═══ Excerpted data
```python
# ... 113 lines not shown
    "pvf_cast_plan": (C.c_int32, [C.c_int64, C.c_int32, P]),
    "pvf_frame_prints": (C.c_int32, [H, P, C.c_int32, P, C.c_int32]),
    "pvf_print_runs": (C.c_int32, [H, P, P, C.c_int32, P, P, C.c_int32, C.c_int32, C.c_int32, C.c_int32, P, C.c_int64, P]),
    "pvf_frame_blend": (C.c_int32, [H, P, C.c_int32, C.c_int32, C.c_int32, P, C.c_int32, P, P]),
    "pvf_blend_measure": (C.c_int32, [H, P, C.c_int32, C.c_int32, C.c_int32, P]),
    "pvf_format_rows": (C.c_int32, [P, P, P, C.c_int64, C.c_int32, C.c_int32, P, C.c_int64, P]),
    "pvf_round_rows": (C.c_int32, [P, C.c_int64, C.c_int32, P]),
    "pvf_parse_rows": (C.c_int32, [C.c_char_p, C.c_int64, P, C.c_int64, P, P]),
    "pvf_prof_enable": (C.c_int32, [H, C.c_int32]),
    "pvf_prof_reset": (C.c_int32, [H]),
    "pvf_prof_get": (C.c_int32, [H, C.c_char_p, P, P]),
    "pvf_debug_pyramid_level": (C.c_int32, [H, H, C.c_int32, C.c_int32, P, P, P]),
    "pvf_debug_pyramid_batch": (C.c_int32, [H, P, C.c_int32, C.c_int32]),
    "pvf_debug_level_features": (C.c_int32, [H, H, C.c_int32, C.c_int32, P, P, P]),
    "pvf_debug_level_plan": (C.c_int32, [H, H, C.c_int32, C.c_int32, P]),
    "pvf_debug_fhog": (C.c_int32, [H, P, C.c_int32, C.c_int32, C.c_int32, C.c_int32, C.c_int32, P, P, P]),
    "pvf_debug_detect_raw": (C.c_int32, [H, H, C.c_int32, C.c_double, P, P, C.c_int32, P]),
    "pvf_debug_detect_raw_many": (C.c_int32, [H, P, C.c_int32, C.c_int32, C.c_int32, C.c_double, P, P, C.c_int64, P]),
    "pvf_debug_extract_chip": (C.c_int32, [H, H, P, C.c_double, C.c_double, C.c_int32, C.c_int32, P]),
    "pvf_debug_tracker_state": (C.c_int32, [H, H, P, P, P]),
    "pvf_debug_tracker_scale_state": (C.c_int32, [H, H, P, P]),
    "pvf_debug_embed_stage": (C.c_int32, [H, P, C.c_int32, C.c_int32, C.c_int32, P, P, P]),
    "pvf_debug_conv": (C.c_int32, [H, P, P, P, P, P, P, P, C.c_int32, C.c_int32, P, P]),
    "pvf_debug_embed_head": (C.c_int32, [H, P, C.c_int32, C.c_int32, P]),
    "pvf_shot_dfd": (C.c_int32, [H, P, C.c_int32, C.c_int32, C.c_int32, P, P, P, P]),
    "pvf_orb_extract": (C.c_int32, [H, P, C.c_int32, C.c_int32, C.c_int32, C.c_int32, P, P, P]),
    "pvf_orb_match_counts": (C.c_int32, [H, P, P, C.c_int32, C.c_int32, P, C.c_int64, P]),
}
EXPORTS = sorted(_SIGS)

# ... 146 lines not shown
```

pyannote-video_amd/pyannote_video_amd/runtime.py:

```python
import contextlib
import ctypes as C
import threading
import itertools
import operator
import numpy as np
from . import _lib
from ._lib import check, ptr, handles
from . import models as _models
from .y4m import YuvFrame, chroma_shape


class DeviceFrame(object):
    __slots__ = ("ctx", "handle", "height", "width", "keep", "transient", "__weakref__")

    def __init__(self, ctx, handle, height, width, keep=None, transient=False):
        self.ctx, self.handle, self.height, self.width, self.keep = ctx, handle, height, width, keep
        self.transient = transient

    @property
    def shape(self):
        return (self.height, self.width, 3)

    def release(self):
        if self.handle is not None and self.ctx._h is not None:
# ... 501 lines not shown
    def pyramid_level(self, frame, upsample, level):
        f = self.stage(frame)
        oh, ow = C.c_int32(0), C.c_int32(0)
        check(self._l.pvf_debug_pyramid_level(self._h, f.handle, upsample, level, None, C.byref(oh), C.byref(ow)))
        out = np.zeros((oh.value, ow.value, 3), np.uint8)
        check(self._l.pvf_debug_pyramid_level(self._h, f.handle, upsample, level, ptr(out), C.byref(oh), C.byref(ow)))
        return out

    def level_features(self, frame, upsample, level):
        f = self.stage(frame)
        fh, fw = C.c_int32(0), C.c_int32(0)
        check(self._l.pvf_debug_level_features(self._h, f.handle, upsample, level, None, C.byref(fh), C.byref(fw)))
        out = np.zeros((fh.value, fw.value, 32), np.float32)
        if out.size:
            check(self._l.pvf_debug_level_features(self._h, f.handle, upsample, level, ptr(out), C.byref(fh), C.byref(fw)))
        return out

    def level_plan(self, frame, upsample, level):
        f = self.stage(frame)
        out = np.zeros(8, np.int32)
        check(self._l.pvf_debug_level_plan(self._h, f.handle, int(upsample), int(level), ptr(out)))
        return dict(zip(("h", "w", "hog_nr", "hog_nc", "chunk_rows", "chunks", "roll_rows", "roll_nseg"), (int(v) for v in out)))

    def fhog(self, img, cell, pad_r, pad_c):
        img = np.ascontiguousarray(img, np.uint8)
        fh, fw = C.c_int32(0), C.c_int32(0)
        check(self._l.pvf_debug_fhog(self._h, ptr(img), img.shape[0], img.shape[1], cell, pad_r, pad_c, None, C.byref(fh), C.byref(fw)))
        out = np.zeros((fh.value, fw.value, 32), np.float32)
        check(self._l.pvf_debug_fhog(self._h, ptr(img), img.shape[0], img.shape[1], cell, pad_r, pad_c, ptr(out), C.byref(fh), C.byref(fw)))
        return out
# ... 725 lines not shown
```

Before: 4906.

## Restructure screen MFMA walk loads and stage exact rescoring weights in LDS

The f16 screening walk now issues all three class loads for the next row up front and splits the B-fragment prefetch into two halves, so each half's MFMAs overlap the next half's LDS reads and register pressure drops. The f16 max-tracking that feeds the error-bound check drops the unused w component and moves into the walk. The exact f32 rescoring kernel becomes 64-thread blocks that copy the filter weights into shared memory once, with a rotating feature-cell prefetch. A debug entry point that dumps the screening sums is also added. This trades more register and LDS staging complexity for better latency hiding. Changing the max computation also touches the error-bound check and could affect correctness if the bound was relying on the dropped lanes.

```diff
diff --git a/include/pvface.h b/include/pvface.h
--- a/include/pvface.h
+++ b/include/pvface.h
@@ -279,6 +279,7 @@
 int32_t pvf_debug_pyramid_batch(pvf_handle ctx, const pvf_handle* frames, int32_t n, int32_t upsample);
 int32_t pvf_debug_level_features(pvf_handle ctx, pvf_handle frame, int32_t upsample, int32_t level,
                                  float* out, int32_t* fh, int32_t* fw);
+int32_t pvf_debug_screen_sums(pvf_handle ctx, pvf_handle frame, int32_t upsample, int32_t level, float* out);
 int32_t pvf_debug_level_plan(pvf_handle ctx, pvf_handle frame, int32_t upsample, int32_t level, int32_t* out8);
 int32_t pvf_debug_fhog(pvf_handle ctx, const uint8_t* img, int32_t h, int32_t w, int32_t cell, int32_t pad_r,
                        int32_t pad_c, float* out, int32_t* fh, int32_t* fw);
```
══════
» **Work to be completed**
Transcribe every line of the records exactly, please.

» **Answer to this task**
```python
# ... 113 lines not shown
    "pvf_cast_plan": (C.c_int32, [C.c_int64, C.c_int32, P]),
    "pvf_frame_prints": (C.c_int32, [H, P, C.c_int32, P, C.c_int32]),
    "pvf_print_runs": (C.c_int32, [H, P, P, C.c_int32, P, P, C.c_int32, C.c_int32, C.c_int32, C.c_int32, P, C.c_int64, P]),
    "pvf_frame_blend": (C.c_int32, [H, P, C.c_int32, C.c_int32, C.c_int32, P, C.c_int32, P, P]),
    "pvf_blend_measure": (C.c_int32, [H, P, C.c_int32, C.c_int32, C.c_int32, P]),
    "pvf_format_rows": (C.c_int32, [P, P, P, C.c_int64, C.c_int32, C.c_int32, P, C.c_int64, P]),
    "pvf_round_rows": (C.c_int32, [P, C.c_int64, C.c_int32, P]),
    "pvf_parse_rows": (C.c_int32, [C.c_char_p, C.c_int64, P, C.c_int64, P, P]),
    "pvf_prof_enable": (C.c_int32, [H, C.c_int32]),
    "pvf_prof_reset": (C.c_int32, [H]),
    "pvf_prof_get": (C.c_int32, [H, C.c_char_p, P, P]),
    "pvf_debug_pyramid_level": (C.c_int32, [H, H, C.c_int32, C.c_int32, P, P, P]),
    "pvf_debug_pyramid_batch": (C.c_int32, [H, P, C.c_int32, C.c_int32]),
    "pvf_debug_level_features": (C.c_int32, [H, H, C.c_int32, C.c_int32, P, P, P]),
    "pvf_debug_level_plan": (C.c_int32, [H, H, C.c_int32, C.c_int32, P]),
    "pvf_debug_fhog": (C.c_int32, [H, P, C.c_int32, C.c_int32, C.c_int32, C.c_int32, C.c_int32, P, P, P]),
    "pvf_debug_detect_raw": (C.c_int32, [H, H, C.c_int32, C.c_double, P, P, C.c_int32, P]),
    "pvf_debug_detect_raw_many": (C.c_int32, [H, P, C.c_int32, C.c_int32, C.c_int32, C.c_double, P, P, C.c_int64, P]),
    "pvf_debug_extract_chip": (C.c_int32, [H, H, P, C.c_double, C.c_double, C.c_int32, C.c_int32, P]),
    "pvf_debug_tracker_state": (C.c_int32, [H, H, P, P, P]),
    "pvf_debug_tracker_scale_state": (C.c_int32, [H, H, P, P]),
    "pvf_debug_embed_stage": (C.c_int32, [H, P, C.c_int32, C.c_int32, C.c_int32, P, P, P]),
    "pvf_debug_conv": (C.c_int32, [H, P, P, P, P, P, P, P, C.c_int32, C.c_int32, P, P]),
    "pvf_debug_embed_head": (C.c_int32, [H, P, C.c_int32, C.c_int32, P]),
    "pvf_shot_dfd": (C.c_int32, [H, P, C.c_int32, C.c_int32, C.c_int32, P, P, P, P]),
    "pvf_orb_extract": (C.c_int32, [H, P, C.c_int32, C.c_int32, C.c_int32, C.c_int32, P, P, P]),
    "pvf_orb_match_counts": (C.c_int32, [H, P, P, C.c_int32, C.c_int32, P, C.c_int64, P]),
}
EXPORTS = sorted(_SIGS)

# ... 146 lines not shown
```

pyannote-video_amd/pyannote_video_amd/runtime.py:

```python
import contextlib
import ctypes as C
import threading
import itertools
import operator
import numpy as np
from . import _lib
from ._lib import check, ptr, handles
from . import models as _models
from .y4m import YuvFrame, chroma_shape


class DeviceFrame(object):
    __slots__ = ("ctx", "handle", "height", "width", "keep", "transient", "__weakref__")

    def __init__(self, ctx, handle, height, width, keep=None, transient=False):
        self.ctx, self.handle, self.height, self.width, self.keep = ctx, handle, height, width, keep
        self.transient = transient

    @property
    def shape(self):
        return (self.height, self.width, 3)

    def release(self):
        if self.handle is not None and self.ctx._h is not None:
# ... 501 lines not shown
    def pyramid_level(self, frame, upsample, level):
        f = self.stage(frame)
        oh, ow = C.c_int32(0), C.c_int32(0)
        check(self._l.pvf_debug_pyramid_level(self._h, f.handle, upsample, level, None, C.byref(oh), C.byref(ow)))
        out = np.zeros((oh.value, ow.value, 3), np.uint8)
        check(self._l.pvf_debug_pyramid_level(self._h, f.handle, upsample, level, ptr(out), C.byref(oh), C.byref(ow)))
        return out

    def level_features(self, frame, upsample, level):
        f = self.stage(frame)
        fh, fw = C.c_int32(0), C.c_int32(0)
        check(self._l.pvf_debug_level_features(self._h, f.handle, upsample, level, None, C.byref(fh), C.byref(fw)))
        out = np.zeros((fh.value, fw.value, 32), np.float32)
        if out.size:
            check(self._l.pvf_debug_level_features(self._h, f.handle, upsample, level, ptr(out), C.byref(fh), C.byref(fw)))
        return out

    def level_plan(self, frame, upsample, level):
        f = self.stage(frame)
        out = np.zeros(8, np.int32)
        check(self._l.pvf_debug_level_plan(self._h, f.handle, int(upsample), int(level), ptr(out)))
        return dict(zip(("h", "w", "hog_nr", "hog_nc", "chunk_rows", "chunks", "roll_rows", "roll_nseg"), (int(v) for v in out)))

    def fhog(self, img, cell, pad_r, pad_c):
        img = np.ascontiguousarray(img, np.uint8)
        fh, fw = C.c_int32(0), C.c_int32(0)
        check(self._l.pvf_debug_fhog(self._h, ptr(img), img.shape[0], img.shape[1], cell, pad_r, pad_c, None, C.byref(fh), C.byref(fw)))
        out = np.zeros((fh.value, fw.value, 32), np.float32)
        check(self._l.pvf_debug_fhog(self._h, ptr(img), img.shape[0], img.shape[1], cell, pad_r, pad_c, ptr(out), C.byref(fh), C.byref(fw)))
        return out
# ... 725 lines not shown
```

Before: 4906.

## Restructure screen MFMA walk loads and stage exact rescoring weights in LDS

The f16 screening walk now issues all three class loads for the next row up front and splits the B-fragment prefetch into two halves, so each half's MFMAs overlap the next half's LDS reads and register pressure drops. The f16 max-tracking that feeds the error-bound check drops the unused w component and moves into the walk. The exact f32 rescoring kernel becomes 64-thread blocks that copy the filter weights into shared memory once, with a rotating feature-cell prefetch. A debug entry point that dumps the screening sums is also added. This trades more register and LDS staging complexity for better latency hiding. Changing the max computation also touches the error-bound check and could affect correctness if the bound was relying on the dropped lanes.

```diff
diff --git a/include/pvface.h b/include/pvface.h
--- a/include/pvface.h
+++ b/include/pvface.h
@@ -279,6 +279,7 @@
 int32_t pvf_debug_pyramid_batch(pvf_handle ctx, const pvf_handle* frames, int32_t n, int32_t upsample);
 int32_t pvf_debug_level_features(pvf_handle ctx, pvf_handle frame, int32_t upsample, int32_t level,
                                  float* out, int32_t* fh, int32_t* fw);
+int32_t pvf_debug_screen_sums(pvf_handle ctx, pvf_handle frame, int32_t upsample, int32_t level, float* out);
 int32_t pvf_debug_level_plan(pvf_handle ctx, pvf_handle frame, int32_t upsample, int32_t level, int32_t* out8);
 int32_t pvf_debug_fhog(pvf_handle ctx, const uint8_t* img, int32_t h, int32_t w, int32_t cell, int32_t pad_r,
                        int32_t pad_c, float* out, int32_t* fh, int32_t* fw);
```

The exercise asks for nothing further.